Chiaraplizz / ST-TR

Spatial Temporal Transformer Network for Skeleton-Based Activity Recognition
MIT License
294 stars 57 forks source link

Can't get the correct result of the kinetics dataset #10

Closed Serendipiy2021 closed 3 years ago

Serendipiy2021 commented 3 years ago

Hi Chiara, After reading your paper, I think this is a very meaningful study. I was trying to reproduce the results and only got 0.24% for the top-1. 1.22% for the top-5. I used your pre-trained model(kinetics_spatial.pt) to test the results. Modify channel=3 and double_channel: false in kinetics-skeleton/train.yaml.There is no error in the code running. When i run the temporal transformer stream,the output of the network will become smaller and smaller as the batch_idx increases.When batch_idx>=76, the output will all become 'nan', so I finally got an unsatisfactory result.

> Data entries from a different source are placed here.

template <bool LAT = false, bool SPLIT = false>
DEV void verify_item_g(uint64_t i, uint64_t n, const uint32_t *item_key, const uint32_t *r_be, const uint32_t *s_be,
                       const uint8_t *pre, const uint8_t *kstatus, const uint32_t *item_msg,
                       const uint32_t *digest_words, const uint32_t *w_in, uint32_t *u12, const uint32_t *g_table,
                       uint32_t *rg) {
  fe r;
  if (classify_item(i, item_key, r_be, s_be, pre, kstatus, r) != 0xFF) return;
  uint32_t u[8];
  if (SPLIT) {
    sc w, e, a;
    const uint4 *q = (const uint4 *)(w_in + 8 * i);
    const uint4 x = q[0], y = q[1];
    w.v[0] = x.x; w.v[1] = x.y; w.v[2] = x.z; w.v[3] = x.w;
    w.v[4] = y.x; w.v[5] = y.y; w.v[6] = y.z; w.v[7] = y.w;
    sc_load_be_words(e, digest_words + 8 * (uint64_t)item_msg[i]);
    sc_mont(a, e, w);
#pragma unroll
    for (int k = 0; k < 8; k++) u[k] = a.v[k];
  } else {
    uint32_t k1[4], k2[4], signs;
    item_scalars(i, r_be, item_msg, digest_words, w_in, u, k1, k2, signs);
    uint4 *q = (uint4 *)(u12 + (uint64_t)BV_U_STRIDE * i);
    q[0] = make_uint4(k1[0], k1[1], k1[2], k1[3]);
    q[1] = make_uint4(k2[0], k2[1], k2[2], k2[3]);
    q[2] = make_uint4(signs, 0u, 0u, 0u);
  }
  gexz R;
  bool inf = true;
  fe_set(R.X, 0);
  fe_set(R.Y, 0);
  fe_set(R.ZZ, 0);
  fe_set(R.ZZZ, 0);
  g_table_add<BV_GW, BV_GNWIN, LAT, gexz, true>(R, inf, g_table, u);
  rg_store(rg, n, i, R, inf);
}

template <int W, int NWIN, bool SIGNED, bool LAT = false, class PT = gexz>
DEV void key_table_add(PT &R, bool &inf, const uint32_t *tab, uint32_t k[4], bool neg, bool phi = false,
                       bool from_inf = false, bool last = false) {
  constexpr uint32_t ENT = SIGNED ? (1u << (W - 1)) : (1u << W);
  static_assert(!SIGNED || W * NWIN >= 129, "signed windows must absorb the last carry");
  uint32_t carry = 0;
  if constexpr ((BV_LOOKUP_PIPE & 2) && !LAT && std::is_same<PT, gexz>::value) {
    entry_stage stage;
    bool dneg;
    uint32_t d = next_digit<W, 4, SIGNED>(k, carry, dneg);
    stage.request(tab + (uint64_t)d * BV_ENTRY_U32);
#pragma unroll 1
    for (int j = 0; j < NWIN; j++) {
      fe x, y;
      stage.take(x, y);
      const uint32_t dj = d;
      const bool nj = dneg != neg;
      if (j + 1 < NWIN) {
        d = next_digit<W, 4, SIGNED>(k, carry, dneg);
        stage.request(tab + ((uint64_t)(j + 1) * ENT + d) * BV_ENTRY_U32);
      }
      if (phi) {
        fe beta;
        fe_load(beta, FE_BETA);
        fe_mul(x, x, beta);
      }
      fe_cneg_canon(y, nj);
      if (from_inf && j == 1 && !inf) {
        if (dj != 0) gexz_add_ge_aff<LAT>(R, inf, x, y);
        continue;
      }
      pt_add_ge_step<LAT>(R, inf, x, y, dj != 0, last && j == NWIN - 1);
    }
    return;
  }
  constexpr bool fold = !LAT;
  if (!fold && neg) fe_neg(R.Y, R.Y);
  for (int j = 0; j < NWIN; j++) {
    uint32_t d = (k[0] & ((1u << W) - 1u)) + carry;
    k[0] = (k[0] >> W) | (k[1] << (32 - W));
    k[1] = (k[1] >> W) | (k[2] << (32 - W));
    k[2] = (k[2] >> W) | (k[3] << (32 - W));
    k[3] >>= W;
    bool dneg = false;
    if (SIGNED) {
      carry = d > ENT ? 1u : 0u;
      if (carry) {
        d = (1u << W) - d;
        dneg = true;
      }
    }
    const uint32_t *e = tab + ((uint64_t)j * ENT + d) * BV_ENTRY_U32;
    fe x, y;
    fe_load4(x, e);
    fe_load4(y, e + 8);
    if (phi) {
      fe beta;
      fe_load(beta, FE_BETA);
      fe_mul(x, x, beta);
    }
    fe_cneg_canon(y, dneg != (fold && neg));
    if constexpr (std::is_same<PT, gexz>::value) {
      if (from_inf && j == 1 && !inf) {
        if (d != 0) gexz_add_ge_aff<LAT>(R, inf, x, y);
        continue;
      }
    }
    pt_add_ge_step<LAT>(R, inf, x, y, d != 0, last && j == NWIN - 1);
  }
  if (!fold && neg) fe_neg(R.Y, R.Y);
}

template <int W, int NWIN, bool LAT = false>
DEV uint8_t verify_item_q(uint64_t i, uint64_t n, const uint32_t *item_key, const uint32_t *r_be,
                          const uint32_t *s_be, const uint8_t *pre, const uint8_t *kstatus, const uint32_t *u12,
                          const uint32_t *key_table, const uint64_t *key_tabs, const uint32_t *rg) {
  constexpr bool SIGNED = W != BV_KW;
  constexpr bool KC = W == BV_KCW;
  constexpr uint64_t half =
      SIGNED ? ((uint64_t)NWIN * (1ull << (W - 1)) + 1) * BV_ENTRY_U32 : (uint64_t)NWIN * (1ull << W) * BV_ENTRY_U32;
  static_assert(W != BV_K12W || half == BV_K12HALF_U32, "K12 geometry");
  static_assert(!KC || half == BV_KCHALF_U32, "KC geometry");
  fe r;
  const uint8_t st = classify_item(i, item_key, r_be, s_be, pre, kstatus, r);
  if (st != 0xFF) return st;
  uint32_t k1[4], k2[4], signs;
  load_k(k1, k2, signs, u12, i);
  gexz R;
  bool inf;
  rg_load(rg, n, i, R, inf);
  const uint32_t *tab = key_tabs ? (const uint32_t *)key_tabs[item_key[i]]
                                 : key_table + (uint64_t)item_key[i] * (KC ? 1 : 2) * half;
  if (!tab) return BV_DEFERRED;
  constexpr bool PARK = (BV_LOOKUP_PIPE & 2) && !LAT;
  lane_park park;
  if (PARK) park.put(k2);
#pragma unroll 1
  for (int h = 0; h < 2; h++) {
    uint32_t kk[4];
    glv_half<PARK>(kk, h, k1, k2, park);
    key_table_add<W, NWIN, SIGNED, LAT>(R, inf, tab + (h && !KC ? half : 0), kk, (signs >> h) & 1u, KC && h, false,
                                        h == 1);
  }
  fe_load_be_words(r, r_be + 8 * i);
  return final_check(R, inf, r) ? BV_ACCEPT : BV_REJECT;
}

template <int W, int NWIN, bool LAT = false>
DEV void verify_item_qfirst(uint64_t i, uint64_t n, const uint32_t *item_key, const uint32_t *r_be,
                            const uint32_t *s_be, const uint8_t *pre, const uint8_t *kstatus, const uint32_t *w_in,
                            const uint32_t *key_table, const uint64_t *key_tabs, uint32_t *rq) {
  constexpr bool SIGNED = W != BV_KW;
  constexpr bool KC = W == BV_KCW;
  constexpr uint64_t half =
      SIGNED ? ((uint64_t)NWIN * (1ull << (W - 1)) + 1) * BV_ENTRY_U32 : (uint64_t)NWIN * (1ull << W) * BV_ENTRY_U32;
  fe r;
  if (classify_item(i, item_key, r_be, s_be, pre, kstatus, r) != 0xFF) return;
  uint32_t k1[4], k2[4], signs;
  {
    sc w, rs, b;
    const uint4 *q = (const uint4 *)(w_in + 8 * i);
    const uint4 x = q[0], y = q[1];
    w.v[0] = x.x; w.v[1] = x.y; w.v[2] = x.z; w.v[3] = x.w;
    w.v[4] = y.x; w.v[5] = y.y; w.v[6] = y.z; w.v[7] = y.w;
    sc_load_be_words(rs, r_be + 8 * i);
    sc_mont(b, rs, w);
    glv_split(k1, k2, signs, b);
  }
  gexz R;
  bool inf = true;
  fe_set(R.X, 0);
  fe_set(R.Y, 0);
  fe_set(R.ZZ, 0);
  fe_set(R.ZZZ, 0);
  const uint32_t *tab = key_tabs ? (const uint32_t *)key_tabs[item_key[i]]
                                 : key_table + (uint64_t)item_key[i] * (KC ? 1 : 2) * half;
  if (!tab) {
    rq[(uint64_t)32 * n + i] = 2u;
    return;
  }
  constexpr bool PARK = (BV_LOOKUP_PIPE & 2) && !LAT;
  lane_park park;
  if (PARK) park.put(k2);
#pragma unroll 1
  for (int h = 0; h < 2; h++) {
    uint32_t kk[4];
    glv_half<PARK>(kk, h, k1, k2, park);
    key_table_add<W, NWIN, SIGNED, LAT>(R, inf, tab + (h && !KC ? half : 0), kk, (signs >> h) & 1u, KC && h,
                                        h == 0);
  }
  rg_store(rq, n, i, R, inf);
}

template <bool LAT = false>
DEV uint8_t verify_item_gfinish(uint64_t i, uint64_t n, const uint32_t *item_key, const uint32_t *r_be,
                                const uint32_t *s_be, const uint8_t *pre, const uint8_t *kstatus,
                                const uint32_t *item_msg, const uint32_t *digest_words, const uint32_t *w_in,
                                const uint32_t *g_table, const uint32_t *rq) {
  fe r;
  const uint8_t st = classify_item(i, item_key, r_be, s_be, pre, kstatus, r);
  if (st != 0xFF) return st;
  if (rq[(uint64_t)32 * n + i] == 2u) return BV_DEFERRED;
  uint32_t u[8];
  {
    sc w, e, a;
    const uint4 *q = (const uint4 *)(w_in + 8 * i);
    const uint4 x = q[0], y = q[1];
    w.v[0] = x.x; w.v[1] = x.y; w.v[2] = x.z; w.v[3] = x.w;
    w.v[4] = y.x; w.v[5] = y.y; w.v[6] = y.z; w.v[7] = y.w;
    sc_load_be_words(e, digest_words + 8 * (uint64_t)item_msg[i]);
    sc_mont(a, e, w);
#pragma unroll
    for (int k = 0; k < 8; k++) u[k] = a.v[k];
  }
  gexz R;
  bool inf;
  rg_load(rq, n, i, R, inf);
  g_table_add<BV_GW, BV_GNWIN, LAT, gexz, false, true>(R, inf, g_table, u);
  fe_load_be_words(r, r_be + 8 * i);
  return final_check(R, inf, r) ? BV_ACCEPT : BV_REJECT;
}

The attachment is my configuration file and main.py main+train.zip Can you give advice on how to solve this problem? Thanks a lot, best

Chiaraplizz commented 3 years ago

Hi, thanks for your interest in our work. How many GPUs are you using? I found this happened when using only 1 GPU. I updated the code just 5 minutes ago to solve this issue. Could you try to update the code and try again? Let me know if this is solved.

Chiara

ejeon6 commented 3 years ago

Hello Chiaraplizz, I am trying to inference only with S-TR (Spatial Transformer) and kinetics dataset on 1 GPU setting. But, I am facing the same issues Serendipiy2021 shared. Could you fix the bug and share the train.yaml for kinetics? Thank you in advance.

Chiaraplizz commented 3 years ago

Hi!

Is your config like this?

# feeder
feeder: st_gcn.feeder.Feeder_kinetics
train_feeder_args:
  random_choose: True
  random_move: True
  window_size: 150
  data_path: ./kinetics_data/train_data_joint.npy
  label_path: ./kinetics_data/train_label.pkl
test_feeder_args:
  data_path: ./kinetics_data/val_data_joint.npy
  label_path: ./kinetics_data/val_label.pkl

# model
model: st_gcn.net.ST_GCN
model_args:
  num_class: 400
  channel: 3
  window_size: 150
  num_person: 2
  num_point: 18
  dropout: 0
  graph: st_gcn.graph.Kinetics
  graph_args:
    labeling_mode: 'spatial'
  mask_learning: True
  use_data_bn: True
  attention: True
  only_attention: True
  tcn_attention: False
  data_normalization: True
  skip_conn: True
  weight_matrix: 2
  only_temporal_attention: False
  bn_flag: True
  attention_3: False
  kernel_temporal: 9
  more_channels: False
  double_channel: False
  drop_connect: True
  concat_original: True
  all_layers: False
  adjacency: False
  agcn: False
  dv: 0.25
  dk: 0.25
  Nh: 8
  n: 4
  dim_block1: 10
  dim_block2: 30
  dim_block3: 75
  relative: False
  visualization: False

  #optical_flow: True

#optim
weight_decay: 0.0001
base_lr: 0.1
step: [45, 55]

# training
device: [0, 1, 2, 3]
batch_size: 64
test_batch_size: 8
num_epoch: 65
nesterov: True
ejeon6 commented 3 years ago

Hi. By referring to your comments, the problem has been solved. The problem was "only_temporal_attention" and "double_channel" settings. Thank you!